═════ Material supplied ═════

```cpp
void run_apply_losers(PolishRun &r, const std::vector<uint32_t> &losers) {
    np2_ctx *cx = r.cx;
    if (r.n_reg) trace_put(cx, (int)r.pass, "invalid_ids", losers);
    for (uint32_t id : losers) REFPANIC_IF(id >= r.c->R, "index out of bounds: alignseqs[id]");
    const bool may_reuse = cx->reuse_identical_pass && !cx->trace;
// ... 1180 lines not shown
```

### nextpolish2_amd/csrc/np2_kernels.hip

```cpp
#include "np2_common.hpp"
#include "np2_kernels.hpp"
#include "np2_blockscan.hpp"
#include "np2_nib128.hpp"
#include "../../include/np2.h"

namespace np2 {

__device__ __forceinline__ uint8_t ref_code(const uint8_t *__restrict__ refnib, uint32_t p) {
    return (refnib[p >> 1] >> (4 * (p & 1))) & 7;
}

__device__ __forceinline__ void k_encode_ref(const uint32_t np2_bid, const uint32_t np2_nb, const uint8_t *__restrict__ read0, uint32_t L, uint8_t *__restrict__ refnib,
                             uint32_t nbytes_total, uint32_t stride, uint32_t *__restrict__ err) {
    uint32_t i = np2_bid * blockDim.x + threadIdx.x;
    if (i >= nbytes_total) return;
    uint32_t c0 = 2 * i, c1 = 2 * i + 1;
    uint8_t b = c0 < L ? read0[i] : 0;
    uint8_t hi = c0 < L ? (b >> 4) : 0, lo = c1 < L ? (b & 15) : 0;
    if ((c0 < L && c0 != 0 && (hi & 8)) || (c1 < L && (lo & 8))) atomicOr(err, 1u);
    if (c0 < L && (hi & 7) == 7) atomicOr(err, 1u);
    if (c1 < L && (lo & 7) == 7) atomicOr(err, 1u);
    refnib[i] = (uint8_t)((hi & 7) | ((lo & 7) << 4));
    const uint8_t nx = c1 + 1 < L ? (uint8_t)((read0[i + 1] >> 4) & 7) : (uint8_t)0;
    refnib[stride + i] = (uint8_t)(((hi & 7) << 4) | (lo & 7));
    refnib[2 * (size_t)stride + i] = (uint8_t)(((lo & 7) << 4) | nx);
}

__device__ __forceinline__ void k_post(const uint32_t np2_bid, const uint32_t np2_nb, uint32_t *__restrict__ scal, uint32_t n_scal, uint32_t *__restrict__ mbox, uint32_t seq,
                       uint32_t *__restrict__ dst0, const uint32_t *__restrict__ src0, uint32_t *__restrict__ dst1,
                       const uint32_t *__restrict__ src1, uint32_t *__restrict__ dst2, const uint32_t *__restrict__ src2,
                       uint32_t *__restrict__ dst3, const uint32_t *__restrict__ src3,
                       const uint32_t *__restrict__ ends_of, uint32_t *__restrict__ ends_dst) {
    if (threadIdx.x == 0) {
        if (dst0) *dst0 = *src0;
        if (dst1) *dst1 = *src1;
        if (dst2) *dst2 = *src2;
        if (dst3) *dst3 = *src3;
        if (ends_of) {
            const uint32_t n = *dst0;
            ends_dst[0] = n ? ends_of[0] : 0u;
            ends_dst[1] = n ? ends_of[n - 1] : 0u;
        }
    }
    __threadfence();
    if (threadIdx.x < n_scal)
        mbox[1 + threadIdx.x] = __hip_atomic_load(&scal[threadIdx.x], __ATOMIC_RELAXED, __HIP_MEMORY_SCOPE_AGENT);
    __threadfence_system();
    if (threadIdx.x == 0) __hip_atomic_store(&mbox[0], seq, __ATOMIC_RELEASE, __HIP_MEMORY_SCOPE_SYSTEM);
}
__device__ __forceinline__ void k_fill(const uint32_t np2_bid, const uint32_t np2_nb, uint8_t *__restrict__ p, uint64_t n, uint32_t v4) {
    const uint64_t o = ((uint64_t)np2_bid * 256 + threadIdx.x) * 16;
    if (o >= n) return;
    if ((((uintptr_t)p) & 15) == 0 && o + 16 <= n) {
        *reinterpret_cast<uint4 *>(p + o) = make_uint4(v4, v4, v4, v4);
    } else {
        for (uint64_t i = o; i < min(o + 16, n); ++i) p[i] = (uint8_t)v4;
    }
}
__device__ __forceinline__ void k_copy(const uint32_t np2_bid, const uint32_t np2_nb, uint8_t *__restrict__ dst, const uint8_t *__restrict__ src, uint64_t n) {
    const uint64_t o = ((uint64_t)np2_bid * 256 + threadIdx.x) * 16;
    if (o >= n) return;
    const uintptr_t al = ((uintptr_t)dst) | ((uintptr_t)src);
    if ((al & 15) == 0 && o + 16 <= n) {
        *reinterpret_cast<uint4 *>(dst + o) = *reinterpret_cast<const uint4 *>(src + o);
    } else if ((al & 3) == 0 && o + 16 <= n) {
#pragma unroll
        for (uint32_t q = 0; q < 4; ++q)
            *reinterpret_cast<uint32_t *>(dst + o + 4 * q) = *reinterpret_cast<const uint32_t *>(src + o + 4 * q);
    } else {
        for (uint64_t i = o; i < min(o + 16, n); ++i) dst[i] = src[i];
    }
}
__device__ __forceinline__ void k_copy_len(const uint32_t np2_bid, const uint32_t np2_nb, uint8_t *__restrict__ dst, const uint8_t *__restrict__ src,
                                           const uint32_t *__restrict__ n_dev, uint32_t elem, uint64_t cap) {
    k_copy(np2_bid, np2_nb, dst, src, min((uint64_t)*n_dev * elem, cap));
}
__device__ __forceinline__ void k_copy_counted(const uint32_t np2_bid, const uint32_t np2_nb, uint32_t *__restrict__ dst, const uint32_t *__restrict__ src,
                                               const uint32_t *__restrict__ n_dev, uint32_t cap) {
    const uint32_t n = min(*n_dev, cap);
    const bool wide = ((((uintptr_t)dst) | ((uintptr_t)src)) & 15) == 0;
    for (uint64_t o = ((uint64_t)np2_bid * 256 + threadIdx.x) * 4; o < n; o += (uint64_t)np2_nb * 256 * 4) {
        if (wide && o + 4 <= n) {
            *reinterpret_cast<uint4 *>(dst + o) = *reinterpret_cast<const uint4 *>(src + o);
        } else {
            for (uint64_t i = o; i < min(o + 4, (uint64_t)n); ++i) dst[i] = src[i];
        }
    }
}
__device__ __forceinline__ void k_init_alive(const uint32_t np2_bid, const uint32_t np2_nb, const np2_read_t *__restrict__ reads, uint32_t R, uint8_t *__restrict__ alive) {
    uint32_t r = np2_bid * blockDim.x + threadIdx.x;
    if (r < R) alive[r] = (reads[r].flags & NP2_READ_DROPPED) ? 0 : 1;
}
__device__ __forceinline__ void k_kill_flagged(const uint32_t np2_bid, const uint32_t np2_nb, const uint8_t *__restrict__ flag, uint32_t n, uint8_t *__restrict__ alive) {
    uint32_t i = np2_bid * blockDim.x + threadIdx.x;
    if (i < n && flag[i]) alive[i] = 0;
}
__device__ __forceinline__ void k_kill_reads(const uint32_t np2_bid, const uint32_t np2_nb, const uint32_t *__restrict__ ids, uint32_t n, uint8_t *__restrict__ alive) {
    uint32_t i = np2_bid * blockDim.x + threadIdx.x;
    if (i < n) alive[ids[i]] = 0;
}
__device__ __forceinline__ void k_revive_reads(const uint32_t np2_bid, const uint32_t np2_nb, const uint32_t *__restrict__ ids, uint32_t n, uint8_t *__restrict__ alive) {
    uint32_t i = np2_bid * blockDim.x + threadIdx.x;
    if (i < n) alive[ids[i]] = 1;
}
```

═════
═════ Material supplied ═════

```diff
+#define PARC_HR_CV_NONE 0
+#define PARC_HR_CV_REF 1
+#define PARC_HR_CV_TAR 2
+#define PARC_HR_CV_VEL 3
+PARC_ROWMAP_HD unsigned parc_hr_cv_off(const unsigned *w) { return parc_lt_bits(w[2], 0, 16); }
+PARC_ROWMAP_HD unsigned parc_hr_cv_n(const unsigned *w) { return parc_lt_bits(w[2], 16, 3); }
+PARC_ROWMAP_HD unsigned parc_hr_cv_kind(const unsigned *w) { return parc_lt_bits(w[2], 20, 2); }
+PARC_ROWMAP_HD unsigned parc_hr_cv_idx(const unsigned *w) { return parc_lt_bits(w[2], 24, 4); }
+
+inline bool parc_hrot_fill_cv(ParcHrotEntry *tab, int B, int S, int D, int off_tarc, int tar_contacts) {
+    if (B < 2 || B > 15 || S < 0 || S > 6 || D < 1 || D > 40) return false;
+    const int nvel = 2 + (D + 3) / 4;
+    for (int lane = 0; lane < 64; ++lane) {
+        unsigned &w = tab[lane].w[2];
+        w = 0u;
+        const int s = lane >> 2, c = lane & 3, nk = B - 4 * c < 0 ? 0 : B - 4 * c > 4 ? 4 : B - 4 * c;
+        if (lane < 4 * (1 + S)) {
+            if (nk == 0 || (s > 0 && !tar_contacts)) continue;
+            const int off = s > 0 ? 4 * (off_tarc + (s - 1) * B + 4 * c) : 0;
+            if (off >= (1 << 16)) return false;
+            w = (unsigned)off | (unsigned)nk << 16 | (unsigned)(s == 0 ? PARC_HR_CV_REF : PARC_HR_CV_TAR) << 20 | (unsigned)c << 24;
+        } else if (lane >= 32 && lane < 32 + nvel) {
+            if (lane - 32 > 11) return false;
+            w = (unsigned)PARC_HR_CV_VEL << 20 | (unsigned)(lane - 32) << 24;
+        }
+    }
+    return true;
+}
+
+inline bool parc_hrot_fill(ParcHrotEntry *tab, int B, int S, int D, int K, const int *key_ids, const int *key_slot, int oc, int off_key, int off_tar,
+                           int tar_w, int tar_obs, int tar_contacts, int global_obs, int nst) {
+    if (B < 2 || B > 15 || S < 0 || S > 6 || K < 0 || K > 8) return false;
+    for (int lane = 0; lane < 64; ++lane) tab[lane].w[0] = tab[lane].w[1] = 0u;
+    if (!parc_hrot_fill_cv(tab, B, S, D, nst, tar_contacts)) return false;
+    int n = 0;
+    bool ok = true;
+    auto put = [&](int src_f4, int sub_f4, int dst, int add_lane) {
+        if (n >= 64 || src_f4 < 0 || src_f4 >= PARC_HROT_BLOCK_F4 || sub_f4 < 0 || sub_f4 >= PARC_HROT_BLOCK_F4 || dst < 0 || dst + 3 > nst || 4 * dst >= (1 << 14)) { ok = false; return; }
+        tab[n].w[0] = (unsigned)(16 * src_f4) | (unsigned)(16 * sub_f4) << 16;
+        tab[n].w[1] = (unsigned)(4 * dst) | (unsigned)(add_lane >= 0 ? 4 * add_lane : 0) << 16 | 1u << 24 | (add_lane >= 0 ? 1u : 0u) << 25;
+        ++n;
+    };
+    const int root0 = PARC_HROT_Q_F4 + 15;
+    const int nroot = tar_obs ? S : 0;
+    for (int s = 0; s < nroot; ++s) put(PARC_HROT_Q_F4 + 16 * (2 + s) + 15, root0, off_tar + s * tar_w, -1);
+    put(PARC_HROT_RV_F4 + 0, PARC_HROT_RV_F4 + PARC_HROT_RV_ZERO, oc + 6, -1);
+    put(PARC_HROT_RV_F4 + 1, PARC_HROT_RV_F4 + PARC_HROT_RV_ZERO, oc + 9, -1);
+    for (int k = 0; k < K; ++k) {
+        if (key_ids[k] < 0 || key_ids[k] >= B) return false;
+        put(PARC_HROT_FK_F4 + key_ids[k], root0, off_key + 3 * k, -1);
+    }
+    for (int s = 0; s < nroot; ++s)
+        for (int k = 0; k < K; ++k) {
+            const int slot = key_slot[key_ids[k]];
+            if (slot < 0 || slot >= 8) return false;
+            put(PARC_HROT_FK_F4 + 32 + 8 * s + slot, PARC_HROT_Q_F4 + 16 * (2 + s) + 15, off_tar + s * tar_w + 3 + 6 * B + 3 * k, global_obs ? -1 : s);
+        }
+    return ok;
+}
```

═════

*Problem to work on:* Scan the records above for the string "alive", then report every line that contains it.

*Output of the exercise:*
__device__ __forceinline__ void k_init_alive(const uint32_t np2_bid, const uint32_t np2_nb, const np2_read_t *__restrict__ reads, uint32_t R, uint8_t *__restrict__ alive) {
    if (r < R) alive[r] = (reads[r].flags & NP2_READ_DROPPED) ? 0 : 1;
__device__ __forceinline__ void k_kill_flagged(const uint32_t np2_bid, const uint32_t np2_nb, const uint8_t *__restrict__ flag, uint32_t n, uint8_t *__restrict__ alive) {
    if (i < n && flag[i]) alive[i] = 0;
__device__ __forceinline__ void k_kill_reads(const uint32_t np2_bid, const uint32_t np2_nb, const uint32_t *__restrict__ ids, uint32_t n, uint8_t *__restrict__ alive) {
    if (i < n) alive[ids[i]] = 0;
__device__ __forceinline__ void k_revive_reads(const uint32_t np2_bid, const uint32_t np2_nb, const uint32_t *__restrict__ ids, uint32_t n, uint8_t *__restrict__ alive) {
    if (i < n) alive[ids[i]] = 1;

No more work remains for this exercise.